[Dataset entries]

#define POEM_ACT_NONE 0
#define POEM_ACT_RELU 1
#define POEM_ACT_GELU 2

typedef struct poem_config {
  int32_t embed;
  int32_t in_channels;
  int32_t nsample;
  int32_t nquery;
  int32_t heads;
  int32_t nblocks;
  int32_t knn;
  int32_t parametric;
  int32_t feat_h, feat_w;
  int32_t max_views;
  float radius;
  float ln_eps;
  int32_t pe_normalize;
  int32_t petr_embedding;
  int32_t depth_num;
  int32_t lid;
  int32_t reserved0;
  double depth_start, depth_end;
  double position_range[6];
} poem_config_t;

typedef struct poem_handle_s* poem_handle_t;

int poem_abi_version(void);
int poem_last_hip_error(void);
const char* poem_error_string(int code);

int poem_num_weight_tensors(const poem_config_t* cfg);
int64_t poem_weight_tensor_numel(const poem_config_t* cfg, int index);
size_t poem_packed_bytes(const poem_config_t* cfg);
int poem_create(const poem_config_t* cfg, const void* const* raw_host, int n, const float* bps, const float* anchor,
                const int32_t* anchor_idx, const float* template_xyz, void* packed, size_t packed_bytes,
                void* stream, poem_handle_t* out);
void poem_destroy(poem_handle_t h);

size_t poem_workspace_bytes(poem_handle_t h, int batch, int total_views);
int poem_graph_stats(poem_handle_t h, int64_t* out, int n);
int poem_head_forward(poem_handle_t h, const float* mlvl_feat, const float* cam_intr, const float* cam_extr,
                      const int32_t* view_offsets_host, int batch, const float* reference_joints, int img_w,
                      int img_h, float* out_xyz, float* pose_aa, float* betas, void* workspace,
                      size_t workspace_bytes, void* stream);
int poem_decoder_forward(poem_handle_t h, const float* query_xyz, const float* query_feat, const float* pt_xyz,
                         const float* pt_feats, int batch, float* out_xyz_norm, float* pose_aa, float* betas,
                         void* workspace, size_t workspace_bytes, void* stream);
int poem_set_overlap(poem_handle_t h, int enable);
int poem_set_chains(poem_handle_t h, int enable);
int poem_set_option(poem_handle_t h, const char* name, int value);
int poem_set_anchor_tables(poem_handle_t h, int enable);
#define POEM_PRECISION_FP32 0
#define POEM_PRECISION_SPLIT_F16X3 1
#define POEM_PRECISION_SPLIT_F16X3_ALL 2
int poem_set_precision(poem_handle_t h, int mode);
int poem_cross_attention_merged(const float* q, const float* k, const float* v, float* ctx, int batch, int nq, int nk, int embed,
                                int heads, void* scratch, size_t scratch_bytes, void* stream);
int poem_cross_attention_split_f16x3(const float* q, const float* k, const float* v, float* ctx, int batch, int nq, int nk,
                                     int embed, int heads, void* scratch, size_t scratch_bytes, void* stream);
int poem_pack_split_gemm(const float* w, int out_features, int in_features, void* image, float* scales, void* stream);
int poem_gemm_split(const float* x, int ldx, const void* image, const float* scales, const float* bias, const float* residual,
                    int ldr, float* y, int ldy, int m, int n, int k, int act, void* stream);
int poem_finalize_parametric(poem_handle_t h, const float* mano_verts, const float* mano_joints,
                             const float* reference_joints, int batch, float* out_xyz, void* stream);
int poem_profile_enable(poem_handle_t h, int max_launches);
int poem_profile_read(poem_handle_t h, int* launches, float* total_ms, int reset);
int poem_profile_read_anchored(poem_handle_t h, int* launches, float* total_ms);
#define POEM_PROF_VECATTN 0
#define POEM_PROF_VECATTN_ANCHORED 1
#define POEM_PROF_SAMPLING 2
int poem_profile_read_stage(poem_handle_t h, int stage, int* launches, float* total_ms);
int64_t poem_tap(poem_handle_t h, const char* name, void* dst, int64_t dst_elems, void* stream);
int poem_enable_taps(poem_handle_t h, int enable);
--
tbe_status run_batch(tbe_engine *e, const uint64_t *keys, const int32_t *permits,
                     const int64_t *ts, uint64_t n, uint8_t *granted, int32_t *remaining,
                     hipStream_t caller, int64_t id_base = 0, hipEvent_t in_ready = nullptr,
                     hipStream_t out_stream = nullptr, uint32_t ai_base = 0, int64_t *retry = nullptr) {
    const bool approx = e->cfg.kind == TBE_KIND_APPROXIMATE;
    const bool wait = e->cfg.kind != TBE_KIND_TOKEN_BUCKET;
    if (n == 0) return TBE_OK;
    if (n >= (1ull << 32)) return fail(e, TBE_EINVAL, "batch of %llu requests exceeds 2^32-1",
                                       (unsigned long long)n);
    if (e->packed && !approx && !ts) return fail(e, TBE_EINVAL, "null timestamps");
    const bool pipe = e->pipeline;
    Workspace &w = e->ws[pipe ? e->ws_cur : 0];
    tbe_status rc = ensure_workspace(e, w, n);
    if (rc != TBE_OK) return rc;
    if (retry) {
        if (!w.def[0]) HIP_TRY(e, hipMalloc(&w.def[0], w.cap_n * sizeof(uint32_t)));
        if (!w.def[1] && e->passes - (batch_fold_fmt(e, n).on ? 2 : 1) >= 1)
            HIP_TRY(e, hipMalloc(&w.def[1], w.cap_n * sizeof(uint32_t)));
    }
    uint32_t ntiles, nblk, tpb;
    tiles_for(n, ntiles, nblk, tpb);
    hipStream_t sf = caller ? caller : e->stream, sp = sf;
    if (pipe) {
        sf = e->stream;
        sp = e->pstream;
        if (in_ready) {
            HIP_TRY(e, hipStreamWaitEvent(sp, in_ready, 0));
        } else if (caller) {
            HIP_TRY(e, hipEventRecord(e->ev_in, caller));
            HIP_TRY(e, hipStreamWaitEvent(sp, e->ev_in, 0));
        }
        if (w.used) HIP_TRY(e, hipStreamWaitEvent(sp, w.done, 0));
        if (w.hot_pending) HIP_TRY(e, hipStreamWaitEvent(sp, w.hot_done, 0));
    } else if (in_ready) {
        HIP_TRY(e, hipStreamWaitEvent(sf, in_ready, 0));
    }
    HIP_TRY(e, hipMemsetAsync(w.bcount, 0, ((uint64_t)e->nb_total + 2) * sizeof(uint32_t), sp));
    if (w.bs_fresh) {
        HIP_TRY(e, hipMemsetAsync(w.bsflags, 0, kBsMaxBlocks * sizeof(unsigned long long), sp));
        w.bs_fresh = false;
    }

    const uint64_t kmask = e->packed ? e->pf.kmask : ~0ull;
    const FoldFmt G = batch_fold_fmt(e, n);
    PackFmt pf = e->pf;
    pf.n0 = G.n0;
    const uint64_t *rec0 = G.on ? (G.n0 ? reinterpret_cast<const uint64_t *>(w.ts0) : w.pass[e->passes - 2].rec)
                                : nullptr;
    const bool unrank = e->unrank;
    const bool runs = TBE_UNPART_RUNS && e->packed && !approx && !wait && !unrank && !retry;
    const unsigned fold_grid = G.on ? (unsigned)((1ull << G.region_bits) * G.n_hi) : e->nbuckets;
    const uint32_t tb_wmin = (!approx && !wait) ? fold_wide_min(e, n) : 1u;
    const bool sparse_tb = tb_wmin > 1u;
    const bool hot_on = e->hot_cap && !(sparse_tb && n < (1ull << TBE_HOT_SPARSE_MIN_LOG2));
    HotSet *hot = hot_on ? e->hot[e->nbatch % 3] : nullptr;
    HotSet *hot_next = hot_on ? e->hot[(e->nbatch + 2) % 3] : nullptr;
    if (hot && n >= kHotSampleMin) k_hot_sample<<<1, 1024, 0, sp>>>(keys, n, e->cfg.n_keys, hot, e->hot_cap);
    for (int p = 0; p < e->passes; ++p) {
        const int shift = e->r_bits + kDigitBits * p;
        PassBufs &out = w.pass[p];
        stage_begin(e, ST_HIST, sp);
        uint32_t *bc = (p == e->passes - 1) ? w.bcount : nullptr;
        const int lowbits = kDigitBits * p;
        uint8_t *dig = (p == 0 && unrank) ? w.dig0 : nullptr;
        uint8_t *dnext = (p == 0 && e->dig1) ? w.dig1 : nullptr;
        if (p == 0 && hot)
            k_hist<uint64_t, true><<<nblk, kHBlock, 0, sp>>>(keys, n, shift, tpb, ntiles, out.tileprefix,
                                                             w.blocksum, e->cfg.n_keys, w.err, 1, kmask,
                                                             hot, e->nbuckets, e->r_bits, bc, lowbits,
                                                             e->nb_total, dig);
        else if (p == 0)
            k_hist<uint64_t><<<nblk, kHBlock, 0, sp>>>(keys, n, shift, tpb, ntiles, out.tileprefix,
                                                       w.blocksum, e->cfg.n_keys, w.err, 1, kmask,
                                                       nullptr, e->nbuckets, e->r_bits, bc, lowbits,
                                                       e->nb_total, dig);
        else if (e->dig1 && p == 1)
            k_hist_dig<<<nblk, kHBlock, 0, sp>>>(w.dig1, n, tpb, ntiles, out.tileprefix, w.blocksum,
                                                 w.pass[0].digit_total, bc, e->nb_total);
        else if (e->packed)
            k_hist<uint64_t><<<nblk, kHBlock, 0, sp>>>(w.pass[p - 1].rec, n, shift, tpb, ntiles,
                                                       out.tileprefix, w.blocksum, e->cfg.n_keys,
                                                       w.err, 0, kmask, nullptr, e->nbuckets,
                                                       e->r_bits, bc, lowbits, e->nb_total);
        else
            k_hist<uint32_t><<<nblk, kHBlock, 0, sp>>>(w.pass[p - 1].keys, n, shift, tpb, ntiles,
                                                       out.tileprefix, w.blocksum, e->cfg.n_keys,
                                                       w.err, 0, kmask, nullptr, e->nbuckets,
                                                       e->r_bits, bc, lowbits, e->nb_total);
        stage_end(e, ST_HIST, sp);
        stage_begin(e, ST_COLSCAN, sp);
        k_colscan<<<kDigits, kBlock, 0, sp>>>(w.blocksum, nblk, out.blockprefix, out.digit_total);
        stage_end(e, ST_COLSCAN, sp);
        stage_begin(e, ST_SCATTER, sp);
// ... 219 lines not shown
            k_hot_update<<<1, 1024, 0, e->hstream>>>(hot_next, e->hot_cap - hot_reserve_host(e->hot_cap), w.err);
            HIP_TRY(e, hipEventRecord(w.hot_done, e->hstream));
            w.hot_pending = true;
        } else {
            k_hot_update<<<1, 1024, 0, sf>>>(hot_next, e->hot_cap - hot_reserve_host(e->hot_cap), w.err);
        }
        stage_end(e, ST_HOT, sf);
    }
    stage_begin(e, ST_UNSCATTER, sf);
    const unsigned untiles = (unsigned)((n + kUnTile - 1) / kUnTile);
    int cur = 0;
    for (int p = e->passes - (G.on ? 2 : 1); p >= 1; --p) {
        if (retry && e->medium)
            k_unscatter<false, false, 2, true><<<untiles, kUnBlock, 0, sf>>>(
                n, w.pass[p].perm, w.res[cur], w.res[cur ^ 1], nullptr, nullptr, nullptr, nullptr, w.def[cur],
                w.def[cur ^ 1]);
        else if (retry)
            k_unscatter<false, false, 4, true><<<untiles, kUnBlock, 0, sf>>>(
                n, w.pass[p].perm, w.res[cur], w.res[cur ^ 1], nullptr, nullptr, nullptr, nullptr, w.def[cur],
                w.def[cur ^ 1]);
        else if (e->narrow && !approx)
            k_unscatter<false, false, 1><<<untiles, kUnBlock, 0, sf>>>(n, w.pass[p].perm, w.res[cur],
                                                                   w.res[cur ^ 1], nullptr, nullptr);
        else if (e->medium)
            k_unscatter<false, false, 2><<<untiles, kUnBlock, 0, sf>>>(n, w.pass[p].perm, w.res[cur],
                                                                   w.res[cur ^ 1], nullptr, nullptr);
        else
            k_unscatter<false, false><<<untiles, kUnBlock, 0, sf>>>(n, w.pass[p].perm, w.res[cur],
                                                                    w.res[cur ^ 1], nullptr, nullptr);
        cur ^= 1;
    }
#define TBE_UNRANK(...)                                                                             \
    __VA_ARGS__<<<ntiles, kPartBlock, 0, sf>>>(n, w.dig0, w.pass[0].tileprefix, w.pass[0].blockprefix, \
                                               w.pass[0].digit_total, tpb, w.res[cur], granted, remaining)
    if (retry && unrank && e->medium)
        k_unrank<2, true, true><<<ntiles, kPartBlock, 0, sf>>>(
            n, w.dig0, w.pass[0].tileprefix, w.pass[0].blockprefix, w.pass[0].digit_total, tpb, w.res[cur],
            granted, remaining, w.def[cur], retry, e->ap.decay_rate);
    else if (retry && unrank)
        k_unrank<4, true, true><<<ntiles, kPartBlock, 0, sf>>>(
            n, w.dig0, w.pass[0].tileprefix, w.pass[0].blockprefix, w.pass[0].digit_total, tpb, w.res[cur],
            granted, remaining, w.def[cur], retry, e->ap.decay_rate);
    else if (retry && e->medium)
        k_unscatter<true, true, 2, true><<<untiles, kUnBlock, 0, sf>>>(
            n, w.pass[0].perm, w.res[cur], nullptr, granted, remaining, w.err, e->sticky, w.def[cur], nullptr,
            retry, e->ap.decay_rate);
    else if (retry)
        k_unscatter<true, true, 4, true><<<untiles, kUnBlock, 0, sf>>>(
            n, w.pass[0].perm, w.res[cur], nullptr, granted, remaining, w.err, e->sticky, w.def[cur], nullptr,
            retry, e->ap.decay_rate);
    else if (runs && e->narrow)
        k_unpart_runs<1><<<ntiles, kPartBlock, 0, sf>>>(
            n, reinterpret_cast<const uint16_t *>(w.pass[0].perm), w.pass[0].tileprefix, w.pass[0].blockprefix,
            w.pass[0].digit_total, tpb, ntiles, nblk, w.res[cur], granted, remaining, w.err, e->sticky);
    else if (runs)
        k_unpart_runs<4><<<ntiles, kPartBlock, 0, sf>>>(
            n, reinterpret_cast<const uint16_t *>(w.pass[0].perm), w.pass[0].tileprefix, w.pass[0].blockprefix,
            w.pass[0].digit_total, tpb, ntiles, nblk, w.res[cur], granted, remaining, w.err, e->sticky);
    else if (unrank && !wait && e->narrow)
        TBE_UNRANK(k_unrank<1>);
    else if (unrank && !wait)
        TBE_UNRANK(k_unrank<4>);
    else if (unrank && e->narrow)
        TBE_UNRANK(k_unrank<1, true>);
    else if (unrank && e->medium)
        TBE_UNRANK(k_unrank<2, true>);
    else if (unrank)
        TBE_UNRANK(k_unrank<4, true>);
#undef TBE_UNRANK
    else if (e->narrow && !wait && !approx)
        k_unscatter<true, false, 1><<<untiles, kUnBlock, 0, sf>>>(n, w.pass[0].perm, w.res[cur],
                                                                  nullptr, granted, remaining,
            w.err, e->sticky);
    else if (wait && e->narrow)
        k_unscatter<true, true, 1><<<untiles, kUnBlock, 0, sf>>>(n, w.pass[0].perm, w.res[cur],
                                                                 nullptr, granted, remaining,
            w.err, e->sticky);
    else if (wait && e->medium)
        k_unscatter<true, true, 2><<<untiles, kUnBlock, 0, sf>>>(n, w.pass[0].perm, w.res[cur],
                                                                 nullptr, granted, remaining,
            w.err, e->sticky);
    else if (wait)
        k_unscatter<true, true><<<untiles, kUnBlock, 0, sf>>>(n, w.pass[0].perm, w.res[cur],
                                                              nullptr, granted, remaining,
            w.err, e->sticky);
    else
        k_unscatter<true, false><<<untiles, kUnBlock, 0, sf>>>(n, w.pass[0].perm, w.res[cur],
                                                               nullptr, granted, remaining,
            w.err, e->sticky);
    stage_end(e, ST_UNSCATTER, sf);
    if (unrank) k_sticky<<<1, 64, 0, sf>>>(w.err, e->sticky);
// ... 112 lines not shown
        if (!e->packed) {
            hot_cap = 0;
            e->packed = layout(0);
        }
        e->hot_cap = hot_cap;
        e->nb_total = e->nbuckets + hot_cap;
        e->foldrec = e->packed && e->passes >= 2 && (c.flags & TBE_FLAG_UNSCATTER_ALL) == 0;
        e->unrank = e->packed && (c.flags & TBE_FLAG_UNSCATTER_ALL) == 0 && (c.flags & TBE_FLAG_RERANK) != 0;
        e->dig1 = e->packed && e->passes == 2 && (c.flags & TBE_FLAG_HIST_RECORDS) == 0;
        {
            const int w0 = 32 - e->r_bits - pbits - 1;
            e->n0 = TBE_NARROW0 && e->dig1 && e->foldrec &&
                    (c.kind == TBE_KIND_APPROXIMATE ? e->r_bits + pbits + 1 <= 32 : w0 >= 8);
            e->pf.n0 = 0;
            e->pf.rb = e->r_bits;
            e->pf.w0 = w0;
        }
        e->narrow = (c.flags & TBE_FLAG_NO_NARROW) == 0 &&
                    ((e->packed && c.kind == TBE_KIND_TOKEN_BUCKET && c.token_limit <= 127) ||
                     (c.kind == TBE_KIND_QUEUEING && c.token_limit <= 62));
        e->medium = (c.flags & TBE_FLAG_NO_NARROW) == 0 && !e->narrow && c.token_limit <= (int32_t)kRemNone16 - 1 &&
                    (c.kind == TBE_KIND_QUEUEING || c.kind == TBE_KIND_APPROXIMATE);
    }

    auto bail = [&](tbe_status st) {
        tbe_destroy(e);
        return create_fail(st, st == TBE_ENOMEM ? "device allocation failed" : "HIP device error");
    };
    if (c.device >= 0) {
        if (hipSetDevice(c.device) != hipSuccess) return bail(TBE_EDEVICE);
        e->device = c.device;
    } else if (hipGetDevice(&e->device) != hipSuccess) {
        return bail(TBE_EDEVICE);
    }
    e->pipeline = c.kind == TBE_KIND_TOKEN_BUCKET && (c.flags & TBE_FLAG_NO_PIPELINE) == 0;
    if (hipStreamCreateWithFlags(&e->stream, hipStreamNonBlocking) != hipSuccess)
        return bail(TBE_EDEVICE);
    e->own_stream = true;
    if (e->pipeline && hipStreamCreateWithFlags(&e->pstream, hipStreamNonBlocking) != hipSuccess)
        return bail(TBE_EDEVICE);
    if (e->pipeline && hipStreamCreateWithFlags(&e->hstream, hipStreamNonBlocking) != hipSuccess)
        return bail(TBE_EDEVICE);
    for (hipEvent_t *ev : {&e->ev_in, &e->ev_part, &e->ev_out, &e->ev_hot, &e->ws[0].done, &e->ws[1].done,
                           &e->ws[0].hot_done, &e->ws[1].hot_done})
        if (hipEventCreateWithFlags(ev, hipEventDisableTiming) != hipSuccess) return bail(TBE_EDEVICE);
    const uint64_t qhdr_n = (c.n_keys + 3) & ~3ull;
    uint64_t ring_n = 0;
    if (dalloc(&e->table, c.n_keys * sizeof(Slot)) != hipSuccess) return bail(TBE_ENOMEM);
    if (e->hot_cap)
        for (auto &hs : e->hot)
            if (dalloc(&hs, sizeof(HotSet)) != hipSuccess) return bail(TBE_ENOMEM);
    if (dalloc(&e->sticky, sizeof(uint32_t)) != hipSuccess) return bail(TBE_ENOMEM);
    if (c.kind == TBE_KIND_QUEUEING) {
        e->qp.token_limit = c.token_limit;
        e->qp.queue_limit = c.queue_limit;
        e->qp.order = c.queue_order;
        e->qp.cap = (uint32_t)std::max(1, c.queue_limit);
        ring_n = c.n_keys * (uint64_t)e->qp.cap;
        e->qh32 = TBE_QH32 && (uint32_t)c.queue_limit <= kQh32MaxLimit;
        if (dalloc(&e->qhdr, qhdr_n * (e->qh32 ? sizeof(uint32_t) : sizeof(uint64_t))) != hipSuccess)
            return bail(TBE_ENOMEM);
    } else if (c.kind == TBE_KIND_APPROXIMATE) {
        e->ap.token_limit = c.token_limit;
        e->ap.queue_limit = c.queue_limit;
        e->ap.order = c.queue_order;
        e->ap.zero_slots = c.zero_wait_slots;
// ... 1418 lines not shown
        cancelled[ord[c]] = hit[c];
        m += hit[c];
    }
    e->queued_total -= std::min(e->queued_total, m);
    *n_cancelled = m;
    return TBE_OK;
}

* WORK TO COMPLETE
Would you copy, unchanged, the stretch of the records above that begins at the line containing "stage_end(e, ST_UNSCATTER, sf);" and ends at the line containing "e->nb_total = e->nbuckets + hot_cap;", and only that?

* RESULT FOR THIS TASK
    stage_end(e, ST_UNSCATTER, sf);
    if (unrank) k_sticky<<<1, 64, 0, sf>>>(w.err, e->sticky);
// ... 112 lines not shown
        if (!e->packed) {
            hot_cap = 0;
            e->packed = layout(0);
        }
        e->hot_cap = hot_cap;
        e->nb_total = e->nbuckets + hot_cap;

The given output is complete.